Mirabelle Restaurant at The Grand Hotel, close to Beachy Head (right)
Where to stay: For a classic English seaside escape, look no further than The Grand Hotel in Eastbourne, overlooking the English Channel and the cliffs of Beachy Head. Country house hunters can revel in the secret gardens, paths through woods and elegant lakes at Ashdown Park Hotel & Country Club, or 120 acres of beautiful parkland at Alexander House Hotel & Utopia Spa.
Circus Lane (left) and a Stockbridge shopfront (right)
Sitting pretty, yet hilly, between rolling countryside and a windswept, sandy seaside, Edinburgh offers the best of both worlds with its Medieval Old Town and elegant Georgian New Town, interspersed with well-kept gardens and varied architecture. Among the cobbled streets and Gothic buildings, you will find more restaurants per head than any other city in the UK, a trendy underground selection of speakeasies, gin distilleries, and whiskey bars, along with the country’s best vintage shopping scene.
Edinburgh Castle photographed by Chloe Frost-Smith
Wander along the Royal Mile or the colourful Grassmarket shops to pick up some Scottish souvenirs, before heading up to the Castle for an insight into the vibrant history of this military fortress, and the city’s best-known landmark.
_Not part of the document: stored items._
# Mathiasb17/Nereus

Hardware: AMD Instinct MI355X
Metric: particle-steps/sec, SESPH dam-break (higher is better)
Workload: dtype f32

## Files before the change

### include/nereus_hip.h

```cpp
#ifndef NEREUS_HIP_H
#define NEREUS_HIP_H

#include <stddef.h>
#include <stdint.h>

#ifdef __cplusplus
extern "C" {
#endif

typedef struct nrs_params_f32 {
    uint32_t gridSize[3];
    uint32_t numCells;
    float worldOrigin[3];
    float cellSize[3];
    uint32_t numBodies;
    uint32_t maxParticlesPerCell;
    float gasStiffness, viscosity, surfaceTension, restDensity, particleMass, interactionRadius, timestep,
        particleRadius;
    float gravity[3];
    float soundSpeed;
    float beta;
    float kpoly, kpoly_grad, kpress_grad, kvisc_grad, kvisc_denum, ksurf1, ksurf2, bpol;
} nrs_params_f32;

// ... 14 lines not shown

typedef struct nrs_ctx nrs_ctx;

enum { NRS_SOLVER_SESPH = 0, NRS_SOLVER_IISPH = 1, NRS_SOLVER_PCISPH = 2, NRS_SOLVER_PBF = 3, NRS_SOLVER_DFSPH = 4 };
enum { NRS_KERNELS_MONAGHAN = 0, NRS_KERNELS_MULLER = 1 };

enum {
    NRS_FLAG_REFERENCE_ORDER = 1u << 0,
    NRS_FLAG_NO_FUSION = 1u << 2,
    NRS_FLAG_NO_SHARED_LISTS = 1u << 3,
    NRS_FLAG_FULL_SORT = 1u << 4,
    NRS_FLAG_FAST_ARITH = 1u << 5,
    NRS_FLAG_IISPH_SELF_BY_SLOT = 1u << 6,
    NRS_FLAG_NO_WALL_WORKGROUPS = 1u << 7,
    NRS_FLAG_STAGED_SCAN = 1u << 8,
    NRS_FLAG_IISPH_INPLACE_P = 1u << 1,
};

enum {
    NRS_OK = 0,
    NRS_E_INVALID = -1,
    NRS_E_HIP = -2,
    NRS_E_CAPACITY = -3,
    NRS_E_STATE = -4,
    NRS_E_NODEVICE = -5,
    NRS_E_NOTREADY = -6,
};

typedef struct nrs_config {
    uint32_t struct_size;
// ... 115 lines not shown

int nrs_slab_configure(nrs_ctx *ctx, int32_t cell_lo, int32_t cell_hi, int32_t halo_cells);
int nrs_slab_pack(nrs_ctx *ctx, void *send_left, void *send_right, uint64_t capacity, uint32_t counts[6]);
int nrs_slab_unpack(nrs_ctx *ctx, const void *recv_left, const void *recv_right, uint64_t capacity);
int nrs_slab_last_counts(nrs_ctx *ctx, uint32_t counts[6]);
uint64_t nrs_num_owned(nrs_ctx *ctx);
uint64_t nrs_slab_message_bytes(uint64_t capacity, int precision);
int nrs_slab_histogram(nrs_ctx *ctx, int32_t first_cell, uint32_t ncells, uint32_t *counts);

int nrs_iisph_predict(nrs_ctx *ctx);
int nrs_iisph_iterate(nrs_ctx *ctx, double *sum_density_corr, uint64_t *count);
int nrs_iisph_finish(nrs_ctx *ctx);

int nrs_resort_stats(nrs_ctx *ctx, uint64_t *steps, uint64_t *fallbacks);

enum { NRS_STAT_MOVERS = 0, NRS_STAT_HIT_OVERFLOW = 1, NRS_STAT_HIT_MEAN = 2, NRS_STAT_HIT_MAX = 3, NRS_STAT_UNSTAGED = 4,
       NRS_STAT_DENSITY_ERROR = 5, NRS_STAT_PCISPH_DELTA = 6, NRS_STAT_PBF_EPSILON = 7, NRS_STAT_DFSPH_DENSITY_AVG = 8,
       NRS_STAT_DFSPH_DIVERGENCE_AVG = 9, NRS_STAT_DFSPH_DIVERGENCE_ITERATIONS = 10, NRS_STAT_SLAB_PARTITION = 11 };
int nrs_get_stat(nrs_ctx *ctx, int which, double *out);

enum { NRS_FIELD_DENSITY = 1, NRS_FIELD_GRADIENT = 2, NRS_FIELD_VELOCITY = 4, NRS_FIELD_COUNT = 8, NRS_FIELD_WALLS = 16 };
typedef struct nrs_lattice { double origin[3]; double spacing[3]; uint32_t dims[3]; uint32_t reserved; } nrs_lattice;
int nrs_sample_points(nrs_ctx *ctx, const void *points4, uint64_t m, uint32_t fields);
int nrs_sample_lattice(nrs_ctx *ctx, const nrs_lattice *lattice, uint32_t fields);
int nrs_sample_result(nrs_ctx *ctx, uint32_t field, void *dst, uint64_t dst_bytes, uint64_t *out_bytes);
int nrs_sample_device_ptr(nrs_ctx *ctx, uint32_t field, void **dptr, uint64_t *bytes);
int nrs_sample_release(nrs_ctx *ctx);
int nrs_sample_builds(nrs_ctx *ctx, uint64_t *builds);

enum { NRS_SURFACE_GRADIENT = 1, NRS_SURFACE_VELOCITY = 2, NRS_SURFACE_WALLS = 4 };
// ... 68 lines not shown
```

### nereus_amd/capi.py

```python
import ctypes as C
import os

import numpy as np

from .params import params_dtype

_HERE = os.path.dirname(os.path.abspath(__file__))
LIB_PATH = os.environ.get("NEREUS_HIP_LIB") or os.path.join(_HERE, "libnereus_hip.so")

SESPH, IISPH, PCISPH, PBF, DFSPH = 0, 1, 2, 3, 4
MONAGHAN, MULLER = 0, 1
FLAG_REFERENCE_ORDER = 1
FLAG_NO_FUSION = 4
FLAG_NO_SHARED_LISTS = 8
FLAG_FULL_SORT = 16
FLAG_FAST_ARITH = 32
FLAG_IISPH_SELF_BY_SLOT = 64
FLAG_NO_WALL_WORKGROUPS = 128
FLAG_STAGED_SCAN = 256
MAX_BODIES = 16
E_NOTREADY = -6
STAT_MOVERS, STAT_HIT_OVERFLOW, STAT_HIT_MEAN, STAT_HIT_MAX, STAT_UNSTAGED = 0, 1, 2, 3, 4
STAT_DENSITY_ERROR, STAT_PCISPH_DELTA, STAT_PBF_EPSILON = 5, 6, 7
STAT_DFSPH_DENSITY_AVG, STAT_DFSPH_DIVERGENCE_AVG, STAT_DFSPH_DIVERGENCE_ITERATIONS = 8, 9, 10
STAT_SLAB_PARTITION = 11
FIELD_DENSITY, FIELD_GRADIENT, FIELD_VELOCITY, FIELD_COUNT, FIELD_WALLS = 1, 2, 4, 8, 16
SURFACE_GRADIENT, SURFACE_VELOCITY, SURFACE_WALLS = 1, 2, 4
MESH_VERTICES, MESH_TRIANGLES, MESH_GRADIENT, MESH_VELOCITY = 1, 2, 4, 8
ANISO_CENTER, ANISO_G, ANISO_COUNT, ANISO_INDEX = 1, 2, 4, 8
DIFFUSE_POS, DIFFUSE_VEL, DIFFUSE_KIND, DIFFUSE_POTENTIALS, DIFFUSE_BIRTHS, DIFFUSE_NORMALS = 0, 1, 2, 3, 4, 5
DIFFUSE_SPRAY, DIFFUSE_FOAM, DIFFUSE_BUBBLE = 0, 1, 2
MAX_EMITTERS, MAX_SINK_BOXES = 16, 16
EMITTER_RECT, EMITTER_DISC = 0, 1
SINK_DOMAIN = 1
# ... 11 lines not shown
    "cellStart": (5, "u"), "cellEnd": (6, "u"), "sortedPos": (7, "v4"), "sortedVel": (8, "v4"),
    "dens": (9, "s"), "pres": (10, "s"), "forces": (11, "v4"), "bhash": (12, "u"), "bindex": (13, "u"),
    "bCellStart": (14, "u"), "bCellEnd": (15, "u"), "bSorted": (16, "v4"),
    "densAdv": (20, "s"), "densCorr": (21, "s"), "P_l": (22, "s"), "aii": (23, "s"), "velAdv": (24, "v4"),
    "forcesAdv": (25, "v4"), "forcesP": (26, "v4"), "diiFluid": (27, "v4"), "diiBoundary": (28, "v4"),
    "sumDij": (29, "v4"), "posPred": (30, "v4"), "vorticity": (31, "v4"), "dfsphAlpha": (32, "s"), "dfsphKappaV": (33, "s"),
    "normals": (34, "v4"), "b_body": (35, "u"),
}

EXPORTS = [
    "nrs_last_error", "nrs_version", "nrs_device_count", "nrs_create", "nrs_destroy", "nrs_set_params",
    "nrs_get_params", "nrs_upload_particles", "nrs_set_num_particles", "nrs_num_particles", "nrs_set_boundaries",
    "nrs_step", "nrs_step_partial", "nrs_synchronize", "nrs_download", "nrs_get_array", "nrs_device_ptr",
    "nrs_last_iterations", "nrs_set_max_iterations", "nrs_set_profiling", "nrs_stage_ms", "nrs_max_density",
    "nrs_max_velocity", "nrs_slab_configure", "nrs_slab_pack", "nrs_slab_unpack", "nrs_num_owned",
    "nrs_slab_message_bytes", "nrs_slab_histogram", "nrs_resort_stats", "nrs_snapshot_begin", "nrs_snapshot_wait",
    "nrs_get_stat", "nrs_boundary_volumes", "nrs_eval_smoothing", "nrs_iisph_predict", "nrs_iisph_iterate", "nrs_iisph_finish",
    "nrs_slab_last_counts", "nrs_pcisph_configure", "nrs_pbf_configure", "nrs_pbf_set_tensile",
    "nrs_pbf_set_vorticity", "nrs_dfsph_configure", "nrs_set_surface_akinci",
    "nrs_set_boundary_bodies", "nrs_set_body_velocity", "nrs_set_body_pose", "nrs_get_body_pose",
    "nrs_sample_points", "nrs_sample_lattice", "nrs_sample_result", "nrs_sample_device_ptr", "nrs_sample_release",
    "nrs_sample_builds",
    "nrs_surface_extract", "nrs_surface_result", "nrs_surface_device_ptr", "nrs_surface_release",
    "nrs_aniso_build", "nrs_aniso_result", "nrs_aniso_device_ptr", "nrs_aniso_release", "nrs_surface_extract_aniso",
    "nrs_diffuse_configure", "nrs_diffuse_step", "nrs_diffuse_count", "nrs_diffuse_result", "nrs_diffuse_device_ptr",
    "nrs_diffuse_upload", "nrs_diffuse_release",
    "nrs_emitter_set", "nrs_emitter_get", "nrs_emit_block", "nrs_sinks_set", "nrs_cull", "nrs_sinks_count",
]


class NrsAnisoConfig(C.Structure):
# ... 88 lines not shown
    lib.nrs_set_surface_akinci.argtypes = [vp, C.c_double, C.c_double]
    lib.nrs_set_profiling.argtypes = [vp, C.c_uint32]
    lib.nrs_stage_ms.argtypes = [vp, i32, C.POINTER(C.c_float), C.POINTER(C.c_uint32)]
    lib.nrs_max_density.argtypes = [vp, C.POINTER(C.c_double)]
    lib.nrs_max_velocity.argtypes = [vp, C.POINTER(C.c_double)]
    lib.nrs_slab_configure.argtypes = [vp, C.c_int32, C.c_int32, C.c_int32]
    lib.nrs_slab_pack.argtypes = [vp, vp, vp, u64, C.POINTER(C.c_uint32)]
    lib.nrs_slab_unpack.argtypes = [vp, vp, vp, u64]
    lib.nrs_slab_last_counts.argtypes = [vp, C.POINTER(C.c_uint32)]
    lib.nrs_num_owned.argtypes = [vp]
    lib.nrs_num_owned.restype = u64
    lib.nrs_slab_message_bytes.argtypes = [u64, i32]
    lib.nrs_slab_message_bytes.restype = u64
    lib.nrs_slab_histogram.argtypes = [vp, C.c_int32, C.c_uint32, C.POINTER(C.c_uint32)]
    lib.nrs_resort_stats.argtypes = [vp, C.POINTER(u64), C.POINTER(u64)]
    lib.nrs_get_stat.argtypes = [vp, i32, C.POINTER(C.c_double)]
    lib.nrs_iisph_predict.argtypes = [vp]
    lib.nrs_iisph_iterate.argtypes = [vp, C.POINTER(C.c_double), C.POINTER(u64)]
    lib.nrs_iisph_finish.argtypes = [vp]
    lib.nrs_eval_smoothing.argtypes = [i32, i32, u64, vp, vp, C.c_double, C.c_double, C.c_double, vp]
    lib.nrs_boundary_volumes.argtypes = [i32, i32, vp, u64, C.c_double, vp]
    lib.nrs_snapshot_begin.argtypes = [vp, i32]
    lib.nrs_snapshot_wait.argtypes = [vp, i32, C.POINTER(vp), C.POINTER(vp), C.POINTER(u64), C.POINTER(u64)]
    lib.nrs_sample_points.argtypes = [vp, vp, u64, C.c_uint32]
    lib.nrs_sample_lattice.argtypes = [vp, C.POINTER(NrsLattice), C.c_uint32]
    lib.nrs_sample_result.argtypes = [vp, C.c_uint32, vp, u64, C.POINTER(u64)]
    lib.nrs_sample_device_ptr.argtypes = [vp, C.c_uint32, C.POINTER(vp), C.POINTER(u64)]
    lib.nrs_sample_release.argtypes = [vp]
    lib.nrs_sample_builds.argtypes = [vp, C.POINTER(u64)]
    lib.nrs_surface_extract.argtypes = [vp, C.POINTER(NrsLattice), C.c_double, C.c_uint32, C.POINTER(u64), C.POINTER(u64)]
# ... 257 lines not shown
        self._chk(rc)
        ct = C.c_double if self.real == np.float64 else C.c_float

        def view(ptr):
            if not ptr.value or not n.value:
                return np.empty((0, 4), self.real) if ptr.value or not n.value else None
            return np.ctypeslib.as_array(C.cast(ptr, C.POINTER(ct)), shape=(int(n.value), 4))

        return view(pp), (view(pv) if pv.value else None), int(step.value)

    def resort_stats(self):
        a, b = C.c_uint64(0), C.c_uint64(0)
        self._chk(self.lib.nrs_resort_stats(self.h, C.byref(a), C.byref(b)))
        return int(a.value), int(b.value)

    def iisph_predict(self):
        self._chk(self.lib.nrs_iisph_predict(self.h))

    def iisph_iterate(self):
        sm, cnt = C.c_double(0), C.c_uint64(0)
        self._chk(self.lib.nrs_iisph_iterate(self.h, C.byref(sm), C.byref(cnt)))
        return sm.value, int(cnt.value)

    def iisph_finish(self):
        self._chk(self.lib.nrs_iisph_finish(self.h))

    def get_stat(self, which):
        v = C.c_double()
        self._chk(self.lib.nrs_get_stat(self.h, int(which), C.byref(v)))
        return v.value
# ... 209 lines not shown
```

### nereus_amd/csrc/nrs_abi.hip

```cpp
#include "nrs_ctx_base.h"

#include <condition_variable>
#include <mutex>
#include <thread>

namespace nrs {

thread_local std::string g_err;

enum { KS_MONAGHAN_ = 0, KS_MULLER_ = 1 };
extern template CtxBase *make_ctx2<float, KS_MULLER_>(bool);
extern template CtxBase *make_ctx2<float, KS_MONAGHAN_>(bool);
extern template CtxBase *make_ctx2<double, KS_MULLER_>(bool);
extern template CtxBase *make_ctx2<double, KS_MONAGHAN_>(bool);

static CtxBase *make_ctx(const nrs_config &c)
{
    if (c.precision == 32) return c.kernel_set == NRS_KERNELS_MULLER ? make_ctx2<float, KS_MULLER_>(c.surface_tension != 0) : make_ctx2<float, KS_MONAGHAN_>(c.surface_tension != 0);
    return c.kernel_set == NRS_KERNELS_MULLER ? make_ctx2<double, KS_MULLER_>(c.surface_tension != 0) : make_ctx2<double, KS_MONAGHAN_>(c.surface_tension != 0);
}

}

using namespace nrs;
// ... 343 lines not shown
    ctx->wait_idle();
    ctx->settle_keep_error();
    return ctx->impl->num_owned();
}
int nrs_slab_histogram(nrs_ctx *ctx, int32_t first_cell, uint32_t ncells, uint32_t *counts)
{
    CTX_GUARD(ctx);
    return ctx->impl->slab_histogram(first_cell, ncells, counts);
}
int nrs_resort_stats(nrs_ctx *ctx, uint64_t *steps, uint64_t *fallbacks)
{
    CTX_GUARD(ctx);
    ctx->impl->resort_stats(steps, fallbacks);
    return NRS_OK;
}
int nrs_iisph_predict(nrs_ctx *ctx)
{
    CTX_GUARD(ctx);
    return ctx->impl->iisph_phase(0, nullptr, nullptr);
}
int nrs_iisph_iterate(nrs_ctx *ctx, double *sum_density_corr, uint64_t *count)
{
    CTX_GUARD(ctx);
    return ctx->impl->iisph_phase(1, sum_density_corr, count);
}
int nrs_iisph_finish(nrs_ctx *ctx)
{
    CTX_GUARD(ctx);
    return ctx->impl->iisph_phase(2, nullptr, nullptr);
}
// ... 170 lines not shown
```

### nereus_amd/csrc/nrs_ctx_base.h

```cpp
#pragma once
#include <cstring>
#include <hip/hip_runtime.h>

#include <cmath>
#include <cstdio>
#include <string>
#include <type_traits>
#include <utility>
#include <vector>

#include "nrs_error.h"

namespace nrs {

#define HIPCHK(expr)                                                                                     \
    do {                                                                                                 \
        hipError_t e_ = (expr);                                                                          \
        if (e_ != hipSuccess)                                                                            \
            return fail(NRS_E_HIP, std::string(#expr) + ": " + hipGetErrorString(e_) + " (" __FILE__ ":" + \
                                       std::to_string(__LINE__) + ")");                                  \
    } while (0)
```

Make time for a stroll down to Dean Village, a photogenic patchwork of 19th-century buildings and bridges set along the Water of Leith, just five minutes’ walk from Princes Street. If you’re lucky with the weather, take a trip to Portobello Beach, a charming stretch of seaside only a few miles from the city centre. Don’t miss out on the weekly Sunday farmers’ market in Stockbridge, a tucked-away area of the city with a village vibe, and a local hotspot for organic delis and stylish gastropubs. Visitors to the capital in August will be at the heart of the annual Fringe Festival, a world celebration of art, culture, and theatre – set to return from the 6th August 2021.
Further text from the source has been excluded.